Addressing Paranoia in CounsellingAddressing Paranoia in Counselling

Retrieved from Issue 346 of Institute Inbrief 20/01/2021

Paranoia: Definition and levels

When a person believes that others are “out to get them”, trying to stalk or harm them, or paying excessive attention to them for no reason, they may be experiencing paranoia. Occurring in many mental health conditions, paranoia is most often present in psychotic disorders. It involves intense anxious or fearful feelings and thoughts, most often related to persecution, threat, or conspiracy (Mental Health America, n.d.). It can be a symptom of illnesses such as schizophrenia, brief psychosis, paranoid personality, psychotic depression, mania with psychotic features, delusional disorders, or substance abuse (chronic or momentary) (Barron, 2016).

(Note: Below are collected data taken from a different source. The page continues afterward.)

template <int R, bool FIXED, bool VERT>
__device__ __forceinline__ bool tile_phases(const SeaGeo& d, uint32_t* lds, const Layout& L, int pair, int trow, int bcol0,
                                            uint32_t mine, uint32_t pa, uint32_t pb, int tid, int tile_id)
{
    constexpr bool E4 = R >= 3;
    const int T = blockDim.x;
    const int NC = 2 * d.sw + 16, XQ = d.xq;
    uint32_t* win = lds + L.win;
    uint32_t* anchor = lds + L.anchor;
    uint32_t* best = lds + L.best;
    uint32_t* count = lds + L.count;
    uint64_t* s8 = (uint64_t*)(lds + L.s8);
    uint32_t* work = lds + L.work;
    const int wave = __builtin_amdgcn_readfirstlane(tid >> 6);
    const int lane = tid & 63;
    const SeaArgs c = launch_args();
    const WaveBlock wb = wave_block(d, c, trow, bcol0, wave);
    const int brow = wb.brow, bcol = wb.bcol;
    const bool wave_ok = wb.ok;
    const int r0 = brow * 16, c0 = bcol * 16;
    const int prow = lane >> 2, q = lane & 3;

    box_sums8<R, FIXED>(d, win, s8, tid);
    __syncthreads();

    const int lo_r = max(0, d.sw - r0), hi_r = min(NC - 1, c->H - 16 - r0 + d.sw);
    const bool rows_inside = NC == 16 * R && lo_r == 0 && hi_r == NC - 1;
    uint32_t ub_key = 0xFFFFFFFFu;
    if (wave_ok) {
        const int lo_c = max(0, d.sw - c0), hi_c = min(NC - 1, c->W - 16 - c0 + d.sw);
        uint32_t pmin[R];
        const uint64_t* s8blk = s8 + 16 * wb.wr * XQ + wb.wc * 4;
        const uint64_t* sp0 = s8blk + prow * R * XQ + q * R;
        const bool cols_inside = NC == 16 * R && lo_c == 0 && hi_c == NC - 1;
        if (rows_inside && cols_inside)
            lower_bounds<R, GUARD_NONE, VERT>(sp0, XQ, prow, q, pa, pb, lo_r, hi_r, lo_c, hi_c, pmin);
        else if (R <= 3 && cols_inside)
            lower_bounds<R, GUARD_ROWS, VERT>(sp0, XQ, prow, q, pa, pb, lo_r, hi_r, lo_c, hi_c, pmin);
        else
            lower_bounds<R, GUARD_ALL, VERT>(sp0, XQ, prow, q, pa, pb, lo_r, hi_r, lo_c, hi_c, pmin);
        const uint32_t first_idx = (uint32_t)((q * 4 * R) * NC + prow * R);
        uint32_t pkd[R], lane_min = 0xFFFFFFFFu;
#pragma unroll
        for (int k = 0; k < R; ++k) {
            pkd[k] = (pmin[k] << 13) | (first_idx + (uint32_t)(4 * k * NC));
            lane_min = min(lane_min, pmin[k]);
        }
        const uint32_t lane_lb = lane_min << 13;
        uint32_t lb_key = lane_min != 0xFFFFFFFFu ? lane_lb + ((uint32_t)lane << 7) : 0xFFFFFFFFu;
        lb_key = wave_min_u32(lb_key);
        {
            const int idx1 = min_bound_candidate<R, VERT>(s8blk, XQ, NC, (int)(lb_key >> 7) & 63, lb_key >> 13, pa, pb,
                                                          lo_r, hi_r, lo_c, hi_c, lane);
            const int idx0 = d.sw * NC + d.sw;
            const int arow = lane >> 2, aj = lane & 3;
            uint32_t packed = 0;
#pragma unroll
            for (int which = 0; which < 2; ++which) {
                const int idx = which ? idx1 : idx0;
                const int ci = idx / NC, ri = idx - ci * NC;
                const int byte = wb.wc * 16 + ci + 4 * aj;
                const uint32_t* p = win + (16 * wb.wr + ri + arow) * d.pitch_dw + (byte >> 2);
                const uint32_t v = __builtin_amdgcn_alignbyte(p[1], p[0], (uint32_t)byte & 3u);
                packed += __builtin_amdgcn_sad_u8(v, mine, 0u) << (16 * which);
            }
            packed = wave_sum_u32(packed);
            ub_key = min(((packed & 0xFFFFu) << 13) | (uint32_t)idx0, ((packed >> 16) << 13) | (uint32_t)idx1);
            const int idxp = (int)(best[2 * wave + 1] & 0x1FFFu);
            const int cip = idxp / NC, rip = idxp - cip * NC;
            if (idxp != idx0 && idxp != idx1 && cip >= lo_c && cip <= hi_c && rip >= lo_r && rip <= hi_r) {
                const int byte = wb.wc * 16 + cip + 4 * aj;
                const uint32_t* p = win + (16 * wb.wr + rip + arow) * d.pitch_dw + (byte >> 2);
                const uint32_t v = __builtin_amdgcn_alignbyte(p[1], p[0], (uint32_t)byte & 3u);
                const uint32_t sadp = wave_sum_u32(__builtin_amdgcn_sad_u8(v, mine, 0u));
                ub_key = min(ub_key, (sadp << 13) | (uint32_t)idxp);
            }
        }
        uint32_t own_lim = 0;
        int n_w = 0;
        if constexpr (E4) {
            const int engage = c->engage;
            if (c->quota > 0 && __popcll(__ballot(lane_lb < ub_key)) > engage / 3) {
#pragma unroll
                for (int k = 0; k < R; ++k) n_w += __popcll(__ballot(pkd[k] < ub_key));
                if (n_w > engage) {
                    own_lim = first_round_limit(c, lb_key >> 13, ub_key >> 13, 13, [&](uint32_t lim) {
                        int c = 0;
#pragma unroll
                        for (int k = 0; k < R; ++k) c += __popcll(__ballot(pkd[k] < lim));
                        return c;
                    });
                    own_lim = min(own_lim, ub_key);
                    uint32_t* own = lds + L.own + 16 * wave;
                    int base_rank = 0;
                    uint32_t listed_here = 0;
#pragma unroll
                    for (int k = 0; k < R; ++k) {
                        const bool sel = pkd[k] < own_lim;
                        const unsigned long long m = __ballot(sel);
                        const int rank = base_rank + (int)__builtin_amdgcn_mbcnt_hi((uint32_t)(m >> 32), __builtin_amdgcn_mbcnt_lo((uint32_t)m, 0u));
                        if (sel && rank < 16) {
                            own[rank] = ((uint32_t)wave << 25) | ((uint32_t)lane << 19) | ((uint32_t)k << 16) | (pkd[k] >> 13);
                            listed_here |= 1u << k;
                        }
                        base_rank += __popcll(m);
                    }
                    const int n_own = min(base_rank, 16);
                    const bool act = (lane >> 2) < n_own;
                    const uint32_t ent = act ? own[lane >> 2] : 0u;
                    uint32_t key = eval_patch_quad<R>(d, c->H, c->W, win, anchor, ent, act, lane & 3, trow, bcol0, NC);
                    ub_key = min(ub_key, wave_min_u32(key));
#pragma unroll
                    for (int k = 0; k < R; ++k)
                        if (listed_here & (1u << k)) pkd[k] = 0xFFFFFFFFu;
                    if (lane == 0) atomicAdd(count + 5, (uint32_t)n_own);
                }
            }
        }
        if (lane == 0) best[2 * wave] = ub_key;
#pragma unroll
        for (int k = 0; k < R; ++k)
            if (pkd[k] < ub_key) {
                const uint32_t slot = atomicAdd(count, 1u);
                work[slot] = ((uint32_t)wave << 25) | ((uint32_t)lane << 19) | ((uint32_t)k << 16) | (pkd[k] >> 13);
            }
        if (own_lim) {
            int pushed = 0;
#pragma unroll
            for (int k = 0; k < R; ++k) pushed += __popcll(__ballot(pkd[k] < ub_key));
            if (lane == 0) atomicAdd(count + 4, (uint32_t)(n_w - pushed));
        }
    }
    __syncthreads();
    const SeaArgs ce = launch_args();
    if (ce->redo_list && (int)*count > ce->redo_threshold) {
        if (tid == 0) push_redo(ce, tile_id, (int)(blockIdx.x & 7));
        return true;
    }
    const int H = ce->H, W = ce->W;

    if constexpr (E4) {
        const int n = (int)*count;
        const int sub = lane & 3;
        for (int base = 0; base < n; base += T / 4) {
            const int e = base + (tid >> 2);
            bool active = e < n;
            uint32_t ent = 0;
            if (active) ent = work[e];
            const int w2 = ent >> 25, l2 = (ent >> 19) & 63, k2 = (ent >> 16) & 7;
            const int wr2 = div_small(w2, d.magic_tc), wc2 = w2 - wr2 * d.tc;
            const int prow2 = l2 >> 2, q2 = l2 & 3;
            active = active && (((ent & 0xFFFFu) << 13) | (uint32_t)((q2 * 4 * R + 4 * k2) * NC + prow2 * R)) < best[2 * w2];
            uint64_t acc[R];
    #pragma unroll
            for (int i = 0; i < R; ++i) acc[i] = 0;
            if (active) {
                const uint32_t* lrow = win + (16 * wr2 + prow2 * R + 4 * sub) * d.pitch_dw + wc2 * 4 + q2 * R + k2;
                const uint32_t* an = anchor + w2 * ANCHOR_STRIDE + 16 * sub;
    #pragma unroll
                for (int t = 0; t < R + 3; ++t) {
                    uint64_t w[4];
    #pragma unroll
                    for (int s = 0; s < 4; ++s) w[s] = *(const u64_a4*)(lrow + t * d.pitch_dw + s);
    #pragma unroll
                    for (int i = 0; i < R; ++i) {
                        const int a = t - i;
                        if (a < 0 || a > 3) continue;
                        const u32x4 ar = *(const u32x4*)(an + a * 4);
    #pragma unroll
                        for (int j = 0; j < 4; ++j)
                            acc[i] = __builtin_amdgcn_qsad_pk_u16_u8(w[j], ar[j], acc[i]);
                    }
                }
            }
    #pragma unroll
            for (int i = 0; i < R; ++i) {
                uint32_t lo = (uint32_t)acc[i], hi = (uint32_t)(acc[i] >> 32);
                lo += (uint32_t)__builtin_amdgcn_update_dpp(0, (int)lo, 0xB1, 0xF, 0xF, false);
                hi += (uint32_t)__builtin_amdgcn_update_dpp(0, (int)hi, 0xB1, 0xF, 0xF, false);
                lo += (uint32_t)__builtin_amdgcn_update_dpp(0, (int)lo, 0x4E, 0xF, 0xF, false);
                hi += (uint32_t)__builtin_amdgcn_update_dpp(0, (int)hi, 0x4E, 0xF, 0xF, false);
                asm volatile("" : "+v"(lo), "+v"(hi));
                acc[i] = ((uint64_t)hi << 32) | lo;
            }
            if (active) {
                const int c02 = (bcol0 + wc2) * 16, r02 = (trow * d.tr + wr2) * 16;
                const int lo_c = max(0, d.sw - c02), hi_c = min(NC - 1, W - 16 - c02 + d.sw);
                const int lo_r2 = max(0, d.sw - r02), hi_r2 = min(NC - 1, H - 16 - r02 + d.sw);
                const bool rows_inside2 = NC == 16 * R && lo_r2 == 0 && hi_r2 == NC - 1;
                const int ci = q2 * 4 * R + 4 * k2 + sub, ri0 = prow2 * R;
                const uint32_t shift = (uint32_t)(sub & 1) * 16u;
                uint32_t key = 0xFFFFFFFFu;
                if (rows_inside2 && lo_c == 0 && hi_c == NC - 1) {
    #pragma unroll
                    for (int i = 0; i < R; ++i) {
                        const uint32_t word = (sub & 2) ? (uint32_t)(acc[i] >> 32) : (uint32_t)acc[i];
                        const uint32_t sad = __builtin_amdgcn_ubfe(word, shift, 16u);
                        key = min(key, (sad << 13) + (uint32_t)i);
                    }
                    key += (uint32_t)(ci * NC + ri0);
                } else if (ci >= lo_c && ci <= hi_c) {
    #pragma unroll
                    for (int i = 0; i < R; ++i) {
                        const int ri = ri0 + i;
                        if (ri < lo_r2 || ri > hi_r2) continue;
                        const uint32_t word = (sub & 2) ? (uint32_t)(acc[i] >> 32) : (uint32_t)acc[i];
                        const uint32_t sad = __builtin_amdgcn_ubfe(word, shift, 16u);
                        key = min(key, (sad << 13) | (uint32_t)(ci * NC + ri));
                    }
                }
                key = min(key, (uint32_t)__builtin_amdgcn_update_dpp(-1, (int)key, 0xB1, 0xF, 0xF, false));
                key = min(key, (uint32_t)__builtin_amdgcn_update_dpp(-1, (int)key, 0x4E, 0xF, 0xF, false));
                if (sub == 0 && key != 0xFFFFFFFFu) atomicMin(&best[2 * w2], key);
            }
            __syncthreads();
        }
    } else {
        const int n = (int)*count;
        for (int base = 0; base < n; base += T) {
            const int e = base + tid;
            bool active = e < n;
            uint32_t ent = 0;
            if (active) {
                ent = work[e];
                const uint32_t first = (uint32_t)(((int)((ent >> 19) & 3) * 4 * R + 4 * (int)((ent >> 16) & 7)) * NC + (int)((ent >> 21) & 15) * R);
                active = (((ent & 0xFFFFu) << 13) | first) < best[2 * (ent >> 25)];
            }
            if (active) {
                const int w2 = ent >> 25, l2 = (ent >> 19) & 63, k2 = (ent >> 16) & 7;
                const int wr2 = div_small(w2, d.magic_tc), wc2 = w2 - wr2 * d.tc;
                const int prow2 = l2 >> 2, q2 = l2 & 3;
                const uint32_t* lrow = win + (16 * wr2 + prow2 * R) * d.pitch_dw + wc2 * 4 + q2 * R + k2;
                const uint32_t* an = anchor + w2 * ANCHOR_STRIDE;
                uint64_t acc[R];
    #pragma unroll
                for (int i = 0; i < R; ++i) acc[i] = 0;
    #pragma unroll
                for (int t = 0; t < R + 15; ++t) {
                    uint64_t w[4];
    #pragma unroll
                    for (int s = 0; s < 4; ++s) w[s] = *(const u64_a4*)(lrow + t * d.pitch_dw + s);
    #pragma unroll
                    for (int i = 0; i < R; ++i) {
                        const int a = t - i;
                        if (a < 0 || a > 15) continue;
                        const u32x4 ar = *(const u32x4*)(an + a * 4);
    #pragma unroll
                        for (int j = 0; j < 4; ++j)
                            acc[i] = __builtin_amdgcn_qsad_pk_u16_u8(w[j], ar[j], acc[i]);
                    }
                }
                const int c02 = (bcol0 + wc2) * 16, r02 = (trow * d.tr + wr2) * 16;
                const int lo_c = max(0, d.sw - c02), hi_c = min(NC - 1, W - 16 - c02 + d.sw);
                const int lo_r2 = max(0, d.sw - r02), hi_r2 = min(NC - 1, H - 16 - r02 + d.sw);
                const bool rows_inside2 = NC == 16 * R && lo_r2 == 0 && hi_r2 == NC - 1;
                const int ci0 = q2 * 4 * R + 4 * k2, ri0 = prow2 * R;
                uint32_t key = 0xFFFFFFFFu;
                if (rows_inside2 && lo_c == 0 && hi_c == NC - 1) {
    #pragma unroll
                    for (int e4 = 0; e4 < 4; ++e4)
    #pragma unroll
                        for (int i = 0; i < R; ++i) {
                            const uint32_t sad = (uint32_t)(acc[i] >> (16 * e4)) & 0xFFFFu;
                            key = min(key, (sad << 13) + (uint32_t)(e4 * NC + i));
                        }
                    key += (uint32_t)(ci0 * NC + ri0);
                } else {
    #pragma unroll
                    for (int e4 = 0; e4 < 4; ++e4) {
                        const int ci = ci0 + e4;
                        if (ci < lo_c || ci > hi_c) continue;
    #pragma unroll
                        for (int i = 0; i < R; ++i) {
                            const int ri = ri0 + i;
                            if (ri < lo_r2 || ri > hi_r2) continue;
                            const uint32_t sad = (uint32_t)(acc[i] >> (16 * e4)) & 0xFFFFu;
                            key = min(key, (sad << 13) | (uint32_t)(ci * NC + ri));
                        }
                    }
                }
                if (key != 0xFFFFFFFFu) atomicMin(&best[2 * w2], key);
            }
            __syncthreads();
        }

    }
    if (wave_ok && lane == 0) {
        const int idx = (int)(best[2 * wave] & 0x1FFF);
        const int ci = idx / NC, ri = idx - ci * NC;
        int32_t* o = ce->mf + (((long long)pair * ce->nbr + brow) * ce->nbc + bcol) * 2;
        o[0] = ci - d.sw;
        o[1] = ri - d.sw;
        best[2 * wave + 1] = (uint32_t)idx;
    }
    return false;
}

template <int R, bool FIXED = false, bool VERT = true>
struct MaeTile {
    struct Pre { uint32_t pa, pb; };
    static __device__ __forceinline__ Pre prep(uint32_t* lds, const Layout& L, int wave, int lane, bool wave_ok, uint32_t mine)
    {
        Pre p = { 0, 0 };
        if (wave_ok) {
            lds[L.anchor + wave * ANCHOR_STRIDE + lane] = mine;
            uint32_t a01, a23;
            anchor_quadrants(mine, &a01, &a23);
            p.pa = VERT ? pair_u16(a01, a23, false) : a01;
            p.pb = VERT ? pair_u16(a01, a23, true) : a23;
        }
        return p;
    }
    static __device__ __forceinline__ bool phases(const SeaGeo& d, uint32_t* lds, const Layout& L, int pair, int trow, int bcol0,
                                                  uint32_t mine, const Pre& p, int tid, int tile_id)
    {
        return tile_phases<R, FIXED, VERT>(d, lds, L, pair, trow, bcol0, mine, p.pa, p.pb, tid, tile_id);
    }
    static __device__ __forceinline__ int probe_word(const Layout& L, int wave) { return L.best + 2 * wave + 1; }
};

Mental health experts have identified three levels of paranoia:

  1. Paranoid personality disorder (PPD): Characterised by odd or eccentric ways of thinking, PPD involves an unrelenting mistrust and suspicion of others when there is no reason to be suspicious. It is one of the personality disorders in the DSM-5’s Cluster A, along with schizoid and schizotypal personality disorders. Thought to be the mildest form of paranoia, a person with PPD may still be able to function in relationships, employment, and social activities. The onset is typically in early adulthood and is more common in men than in women.
     
  2. Delusional (paranoid) disorder: Found in the DSM-5 chapter, “Schizophrenia spectrum and other psychotic disorders”, this is a condition in which an individual holds one major false belief or delusion; it will often be an implausible but not bizarre delusion. A delusional disorder typically occurs without any other signs of mental illness. So a person might think that others are talking behind their back if they have a persecutory delusion, or believe that they need immediate medical attention for a (non-existent) medical problem if they have a somatic delusion. This condition is slightly more common in women than men.
     
  3. Schizophrenia with bizarre delusions: People with this condition do not function well in society and need consistent treatment (Sunrise House, 2018; WebMD, 2018).This is the most severe form of paranoia, involving bizarre delusions without basis, such as that aliens are trying to abduct them, or that an unseen enemy is removing their internal organs and replacing them with others’ organs.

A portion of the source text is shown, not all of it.